While the AfD, the largest opposition party in Germany’s federal parliament, has frequently made headlines for scandalous comments from within its ranks, the reference to gassing minorities has sparked fresh outrage in the country responsible for the Holocaust.

“Talk of ‘shooting’ and ‘gassing’ has broken a clear political and social taboo,” Simone Rafael, editor-in-chief at far-right monitoring website Belltower News, told VICE News.

The AfD kicked Lüth out of the party once news of the comments broke, with co-leader Alexander Gauland calling the comments “totally unacceptable and incompatible with the aims and policies” of the group.

Lüth, who had held senior positions with the party since it was founded in 2013, had already been stood down from his role since April over allegations he had repeatedly described himself as a fascist and praised his "Aryan grandfather", a World War II submarine commander who had received an Iron Cross from Adolf Hitler.

Rafael said that despite the denunciation of Lüth’s comments by the AfD’s leadership, the secretly-filmed remarks gave a glimpse into attitudes she said were prevalent within the party, which sought to maintain a facade of democratic respectability.
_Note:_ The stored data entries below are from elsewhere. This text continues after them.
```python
def _local_transformer(prefix, inp, hidden, out):
    ent = [(prefix + ".embedding.embedding.div_term", (hidden // 2,), "buffer")]
    ent += _linear(prefix + ".embedding.proj", hidden, 4)
    ent += _linear(prefix + ".in_proj", hidden, inp)
    for n in ("proj_q", "proj_k", "proj_v", "proj_p", "proj_vp"):
        ent += _linear(prefix + ".transformer.attention." + n, hidden, hidden)
# ... 182 lines not shown
        cfg.fine_conf = self.fine_conf
        cfg.n_geo_layers = len(self.architecture)
        for i, a in enumerate(self.architecture):
            cfg.geo_is_cross[i] = 0 if a == "self" else 1
        cfg.matching_radius = self.matching_radius
        cfg.adaptive_coarse = 0 if self.factor == 1 else 1
        cfg.occlusion_radius = 0.0375
        cfg.operand_dtype = {"f32": 0, "bf16": 1, "f32x3": 2}[self.operand_dtype]
        lib.roitr_engine_create.restype = ctypes.c_void_p
        h = lib.roitr_engine_create(ctypes.byref(cfg))
        if not h:
            raise L.RoitrError("roitr_engine_create failed")
        return ctypes.c_void_p(h)

    def sync_engine(self):
        lib = L.lib()
        if self._engine is None:
            self._engine = self._make_engine()
        for k, v in self.state_dict(keep_vars=True).items():
            if not v.is_cuda:
                raise L.RoitrError(f"parameter {k} is not on a ROCm device: call model.cuda() (no CPU fallback)")
            if v.dtype != torch.float32 or not v.is_contiguous():
                raise L.RoitrError(f"parameter {k} must be contiguous float32")
            L.check(lib.roitr_engine_set_param(self._engine, k.encode(), L.ptr(v), ctypes.c_long(v.numel())), "set_param")
        L.check(lib.roitr_engine_finalize(self._engine, L.stream_ptr()), "engine_finalize")
        self._holders = list(self.modules())
        self._engine_sig = self._weights_signature()

    def _weights_signature(self):
        return [(t.data_ptr(), t._version) for m in self._holders for d in (m._parameters, m._buffers) for t in d.values() if t is not None]

    def _ensure_engine(self):
        if self._engine is None or (not self.weights_frozen and self._weights_signature() != self._engine_sig):
            self.sync_engine()

    def set_tap(self, name, tensor):
        self._ensure_engine()
        self._taps = getattr(self, "_taps", {})
        self._taps[name] = tensor
        L.lib().roitr_engine_set_tap(self._engine, name.encode(), L.ptr(tensor))

    def set_inject(self, name, tensor):
        self._ensure_engine()
        self._injects = getattr(self, "_injects", {})
        self._injects[name] = tensor
        L.lib().roitr_engine_set_inject(self._engine, name.encode(), L.ptr(tensor))

    PROF_CLASSES = {"fps_kernel": 0, "knn_query_kernel": 1, "grid_build_kernel": 2, "knn_replay_kernel": 3, "phase.geometry": 4,
                    "phase.encoder": 5, "phase.global_transformer": 6, "phase.decoder": 7, "phase.matching": 8,
                    "phase.forward": 9, "ot_kernel": 10, "local_attn_kernel": 11, "gemm_kernel.mfma_roofed": 12, "mha_kernel": 13,
                    "geo_embed_kernel": 14, "geo_table_kernel": 15, "geo_embed_reference_flops": 16, "local_block_kernel": 17,
                    "gemm_kernel.hbm_roofed": 18}

    @staticmethod
    def profile_reset(enable=True):
        lib = L.lib()
        lib.roitr_prof_enable(1 if enable else 0)
        lib.roitr_prof_reset()

    @classmethod
    def profile_read(cls, kernels_only=True):
        lib = L.lib()
        out = {}
        for name, cid in cls.PROF_CLASSES.items():
            ms, n, by = ctypes.c_double(0), ctypes.c_long(0), ctypes.c_double(0)
            lib.roitr_prof_read(cid, ctypes.byref(ms), ctypes.byref(n), ctypes.byref(by))
            aux = ctypes.c_double(0)
            lib.roitr_prof_read_aux(cid, ctypes.byref(aux))
            if n.value and (not kernels_only or not name.startswith("phase.")):
                out[name] = {"ms": ms.value, "launches": n.value, "bytes": by.value, "aux": aux.value}
        parts = [out[k] for k in ("gemm_kernel.mfma_roofed", "gemm_kernel.hbm_roofed") if k in out]
        if parts:
            out["gemm_kernel"] = {f: sum(p[f] for p in parts) for f in ("ms", "launches", "bytes", "aux")}
        lib.roitr_prof_enable(0)
        return out

    def geo_table_info(self):
        self._ensure_engine()
        info = (ctypes.c_double * 9)()
        if not L.lib().roitr_engine_geo_table_info(self._engine, info):
            return None
        keys = ("interval", "n_int_d", "n_int_a", "fit_d", "amp_d", "fit_a", "amp_a", "rel_d", "rel_a")
        out = dict(zip(keys, list(info)))
        out["lds_bytes"] = int((out["n_int_d"] + out["n_int_a"]) * 8 * 64 * 4)
        return out

    def __del__(self):
        try:
            if self._engine is not None:
                L.lib().roitr_engine_destroy(self._engine)
        except Exception:
            pass

    @staticmethod
    def level_sizes(n):
        return [n, n // 4, n // 4 // 4, n // 4 // 4 // 4]

    def forward_batch(self, pairs, want_gt=True, graph=False):
        return self.finish_batch(self.launch_batch(pairs, want_gt, graph=graph))

    GRAPH_RING = 3

    @staticmethod
    def _have_gt(pairs, want_gt):
        if not want_gt:
            return False
        flags = [p.get("rot") is not None and p.get("trans") is not None for p in pairs]
        if any(flags) and not all(flags):
            missing = [i for i, f in enumerate(flags) if not f]
            raise L.RoitrError(f"pairs {missing} of this batch have no rot/trans while others do: pass want_gt=False or give "
                               "every pair its ground-truth transform")
        return all(flags)

    def _patch_geometry(self, B, n4, patch_slots=None):
        if self.factor == 1:
            P = self.num_est_coarse_corr
            return P, B * P
        n4max = max(n4)
        P = n4max * n4max
        slots = B * min(P, self.patch_slots_per_pair) if patch_slots is None else int(patch_slots)
        return P, max(1, min(slots, B * P))

    def _alloc_outputs(self, dev, B, T, n4, have_gt, patch_slots=None):
        f32, i32 = torch.float32, torch.int32
        T4, n4max = sum(n4), max(n4)
        C = 256 * self.factor
        P, S = self._patch_geometry(B, n4, patch_slots)
        Lm = self.point_per_patch
        cap = S * Lm * self.fine_topk * (1 if self.fine_mutual else 2)
        z = lambda shape, dt=f32: torch.empty(shape, dtype=dt, device=dev)
        out = dict(node_xyz=z((T4, 3)), node_feats=z((T4, C)), point_feats=z((T, C)), node_masks=z((T4,), i32),
                   node_knn_idx=z((T4, Lm), i32), node_knn_mask=z((T4, Lm), i32), tgt_corr=z((B, P), i32), src_corr=z((B, P), i32),
                   corr_scores=z((B, P)), n_corr=z((B,), i32), tgt_knn_pts=z((S, Lm, 3)), src_knn_pts=z((S, Lm, 3)),
                   tgt_knn_masks=z((S, Lm), i32), src_knn_masks=z((S, Lm), i32), matching_scores=z((S, Lm + 1, Lm + 1)),
                   out_tgt_pts=z((cap, 3)), out_src_pts=z((cap, 3)), out_scores=z((cap,)), out_patch=z((cap,), i32),
                   fine_offsets=z((S,), i32), n_out=z((1,), i32), pair_starts=z((B + 1,), i32))
        if have_gt:
            out.update(gt_node_occ=z((T4,)), gt_corr_idx=z((B, n4max * n4max, 2), i32), gt_corr_overlaps=z((B, n4max * n4max)),
                       gt_corr_count=z((B,), i32))
        return out, P, S

    def launch_batch(self, pairs, want_gt=True, graph=False, inputs_resident=None, patch_slots=None):
        self._ensure_engine()
        if graph:
            return self._launch_graph(pairs, want_gt)
        t_host = time.perf_counter()
        dev = pairs[0]["src_pcd"].device
        B = len(pairs)
        f32 = torch.float32
        n_src = [int(p["src_raw_pcd"].shape[0]) for p in pairs]
        n_tgt = [int(p["tgt_pcd"].shape[0]) for p in pairs]
        n_all = n_src + n_tgt
        T = sum(n_all)
        have_gt = self._have_gt(pairs, want_gt)
        cat = lambda ks, kt: torch.cat([p[ks].to(f32) for p in pairs] + [p[kt].to(f32) for p in pairs], 0).contiguous()

        def pack_inputs():
            rot = trans = None
            if have_gt:
                rot = torch.stack([p["rot"].reshape(3, 3).to(f32) for p in pairs]).contiguous()
                trans = torch.stack([p["trans"].reshape(3).to(f32) for p in pairs]).contiguous()
            return (cat("src_raw_pcd", "tgt_pcd"), cat("src_pcd", "tgt_pcd"), cat("src_normals", "tgt_normals"), cat("src_feats", "tgt_feats"),
                    rot, trans)

        ready = None
        if self.inputs_resident if inputs_resident is None else inputs_resident:
            if self._pack_stream is None:
# ... 179 lines not shown
```
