diff --git a/egot2_amd/csrc/encoder.hip b/egot2_amd/csrc/encoder.hip
--- a/egot2_amd/csrc/encoder.hip
+++ b/egot2_amd/csrc/encoder.hip
@@ -109,6 +109,7 @@
     if (const char* e = getenv("EGX_SLICE_DROP")) { t.has_drop = true; t.slice_drop = strtol(e, nullptr, 16); }
     if (const char* e = getenv("EGX_DEC_GROUP")) t.dec_group = atoi(e);
     if (const char* e = getenv("EGX_WIDE_TILE")) t.wide_tile = atoi(e);
+    if (const char* e = getenv("EGX_FFN_ROUND")) t.ffn_round = e[0] != '0' ? 1 : 0;
     if (const char* e = getenv("EGX_DEC_SIDE")) t.dec_side = e[0] == '0' ? 0 : e[0] == '2' ? 2 : 1;
     g_tuning = t;
     g_tuning_loaded = true;
@@ -412,8 +413,7 @@
 
 static int encoder_fwd_impl(const egx_config* cfg, const egx_segment* segs, const float* ln_w, const float* ln_b,
                             const egx_layer* layers, const egx_head* head, int B, float* tokens_out, float* logits_out,
-                            void* saved, void* scratch, int training, uint64_t seed, void* stream) {
-    (void)scratch;
+                            void* saved, void* scratch, int training, uint64_t seed, void* stream, bool round = false) {
     Plan pl;
     if (make_plan(cfg, segs, B, pl)) return 1;
     EGX_CHECK(saved && ln_w && ln_b, "null pointer argument");
@@ -439,7 +439,8 @@
     bool ferr, terr = false, werr;
     const bool fused = use_fused(cfg, segs, pl, &ferr);
     const bool tiled = !fused && !ferr && use_tiled(cfg, segs, pl, &terr);
-    if (fused || tiled) return fused_path_fwd(cfg, segs, pl, tiled, ln_w, ln_b, layers, head, tokens_out, logits_out, saved, training, seed, st);
+    EGX_CHECK(!round || (fused && scratch), "egx_translator_fwd_round: not on this configuration (egx_translator_round_ok), or null scratch");
+    if (fused || tiled) return fused_path_fwd(cfg, segs, pl, tiled, ln_w, ln_b, layers, head, tokens_out, logits_out, saved, training, seed, st, round ? scratch : nullptr);
     if (ferr || terr) return 1;
     EGX_CHECK(cfg->out_tokens == 0 || cfg->out_tokens == pl.S, "out_tokens is implemented by the fused per-clip kernels only (egx_encoder_impl() == EGX_IMPL_FUSED)");
     if (use_wide(cfg, segs, pl, &werr)) return wide_path_fwd(cfg, segs, pl, ln_w, ln_b, layers, head, tokens_out, logits_out, saved, training, seed, st);
@@ -580,7 +581,7 @@
                             const egx_layer* layers, const egx_head* head, int B, float* d_tokens, const float* d_logits,
                             const void* saved, void* scratch, const egx_segment_grads* seg_grads, float* d_ln_w,
                             float* d_ln_b, const egx_layer_grads* layer_grads, const egx_head_grads* head_grads,
-                            int training, uint64_t seed, void* stream) {
+                            int training, uint64_t seed, void* stream, bool round = false) {
     (void)ln_b;
     Plan pl;
     if (make_plan(cfg, segs, B, pl)) return 1;
@@ -590,8 +591,9 @@
     bool ferr, terr = false, werr;
     const bool fused = use_fused(cfg, segs, pl, &ferr);
     const bool tiled = !fused && !ferr && use_tiled(cfg, segs, pl, &terr);
+    EGX_CHECK(!round || fused, "egx_translator_bwd_round: not on this configuration (egx_translator_round_ok)");
     if (fused || tiled) return fused_path_bwd(cfg, segs, pl, tiled, ln_w, ln_b, layers, head, d_tokens, d_logits, saved, scratch, seg_grads, d_ln_w, d_ln_b,
-                                              layer_grads, head_grads, training, seed, st);
+                                              layer_grads, head_grads, training, seed, st, round);
     if (ferr || terr) return 1;
     if (use_wide(cfg, segs, pl, &werr)) return wide_path_bwd(cfg, segs, pl, ln_w, layers, head, d_tokens, d_logits, saved, scratch, seg_grads, d_ln_w, d_ln_b,
                                                              layer_grads, head_grads, training, seed, st);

“The racist and inhumane remarks … are views widely shared in the party, but rarely uttered publicly or so explicitly,” she said. “After internal power struggles within the party, the AfD has become increasingly radicalised, and it’s clear that it is not a party that operates within the spectrum of democratic acceptability.”

But Rafael did not believe the scandal would substantially hurt the party’s standing among its support base.

“People vote for the AfD precisely because and not despite the fact that it is racist,” she said, adding that the party’s supporters were often deeply distrustful of the media. “This current scandal could very well simply look like a media ‘hit job’ to them.”

Lüth was reportedly once a close confidante of Gauland, who himself has stirred up scandals with provocative comments. In 2017, Gauland caused outrage when he said a German lawmaker of Turkish descent should be “disposed of” back to her parents’ ancestral homeland; a year later he described the Nazi era as “just a speck of bird shit in over 1,000 years of successful German history”.